Closed olegs closed 2 years ago
Batch update for papers was implemented in: 8dc0d89265b6a737c3abebd6316ab2c587cfc0a3
Using batch size = 5000, 7 batches per file, we get the following performance.
Current estimation for complete loading 6000 files is 6000 / (60min / 12min * 24hours) = 50days
Next step: make tables unlogged and unavailable for WAL - avoid double writing.
ALTER TABLE SSPublications SET UNLOGGED;
ALTER TABLE SSCitations SET UNLOGGED;
Before average file is processed within 12 minutes, will benchmark and report later once WAL is disabled.
Unfortunately, setting main table as unlogged, led to a critical error within DB, didn't retried yet.
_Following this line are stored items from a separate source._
+enqueue, finish = ctx.prepare_extract(desc, d_out, d_ids, cap, t_lo, t_hi)
+FORMS = (0, 1, 2, -1)
+wall = {f: [] for f in FORMS}
+acc = {f: [] for f in FORMS}
+nodes = {f: [] for f in FORMS}
+for a in range(alts):
+    for f in FORMS:
+        ctx.set_dev_option("fx_acc_form", f)
+        for _ in range(20):
+            enqueue(), finish()
+        ctx.sync()
+        t0 = time.perf_counter()
+        for _ in range(steps):
+            enqueue(), finish()
+        ctx.sync()
+        wall[f].append(round((time.perf_counter() - t0) / steps * 1e3, 5))
+        ctx.extract_profile(True)
+        v, w = [], []
+        for _ in range(24):
+            enqueue(), finish()
+            st = ctx.extract_stage_ms()
+            v.append(st["point_sort"]), w.append(st["roots_stream"])
+        ctx.extract_profile(False)
+        acc[f].append(round(1e3 * float(np.median(v[4:])), 2))
+        nodes[f].append(round(1e3 * float(np.median(w[4:])), 2))
+res = dict(workload=which, points=n, alternations=alts, sweeps=steps, assert_fast=ctx.extract_path_info()["fast"],
+           wall_ms={str(f): wall[f] for f in FORMS}, k_fx_acc_us={str(f): acc[f] for f in FORMS}, k_fx_nodes_us={str(f): nodes[f] for f in FORMS})
+for f in FORMS:
+    print("form %2d: wall ms %s  [%.5f .. %.5f]   k_fx_acc us %s   k_fx_nodes us %s" % (f, wall[f], min(wall[f]), max(wall[f]), acc[f], nodes[f]))
+print(json.dumps(res))
+if out:
+    with open(out, "w") as fh:
+        json.dump(res, fh, indent=1)
+ctx.close()
diff --git a/wildcat-slam_amd/csrc/ctx.h b/wildcat-slam_amd/csrc/ctx.h
--- a/wildcat-slam_amd/csrc/ctx.h
+++ b/wildcat-slam_amd/csrc/ctx.h
@@ -31,6 +31,7 @@
   int debug_skip = 0;
   int fx_merge_min = 3;
   int fx_split = -1;
+  int fx_acc_form = -1;
   int no_bucket_sort = 0;
   int ex_sync = 0;
   int match_pair_serial = 0;
diff --git a/wildcat-slam_amd/csrc/ctx.hip b/wildcat-slam_amd/csrc/ctx.hip
--- a/wildcat-slam_amd/csrc/ctx.hip
+++ b/wildcat-slam_amd/csrc/ctx.hip
@@ -60,6 +60,7 @@
     {"debug_skip", "WC_DEBUG_SKIP", &wc_dev_opts::debug_skip, false},
     {"fx_merge_min", "WC_FX_MERGE_MIN", &wc_dev_opts::fx_merge_min, false},
     {"fx_split", "WC_FX_SPLIT", &wc_dev_opts::fx_split, false},
+    {"fx_acc_form", "WC_FX_ACC_FORM", &wc_dev_opts::fx_acc_form, false},
     {"no_bucket_sort", "WC_NO_BUCKET_SORT", &wc_dev_opts::no_bucket_sort, true},
     {"ex_sync", "WC_EX_SYNC", &wc_dev_opts::ex_sync, true},
     {"match_pair_serial", "WC_MATCH_PAIR_SERIAL", &wc_dev_opts::match_pair_serial, true},
diff --git a/wildcat-slam_amd/csrc/extract.hip b/wildcat-slam_amd/csrc/extract.hip
--- a/wildcat-slam_amd/csrc/extract.hip
+++ b/wildcat-slam_amd/csrc/extract.hip
@@ -1805,7 +1805,7 @@
     ctx->ex.deferred = true;
     return WC_OK;
   }
-  k_fx_acc<1><<<tiles, kFxThreads, 0, st>>>(A);
+  fx_launch_acc<1>(ctx, tiles, st, A);
   dbg_sync("k_fx_acc<1>");
   ex_mark(ctx, 2);
   if (M.fx_long_lists) k_fx_merge<1><<<std::min<unsigned>(ngrid * 2u, 8192u), 128, 0, st>>>(A);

Added new command line argument --index
, store all the data and only after storing is complete, create required indexes.
See https://github.com/JetBrains-Research/pubtrends/commit/aabf623bd1cb446d44269a34984db10a1a22b594
Only nescessary index is index on (crc32id, ssid) on sspublications.
Average file processing file takes 2 min, i.e. ~30 per hour, ~ 720 per day.
Current estimation for complete loading 6000 files is 6000 / 720 ~ 8 days.
Looks like Exposed launches single insert statement for each article.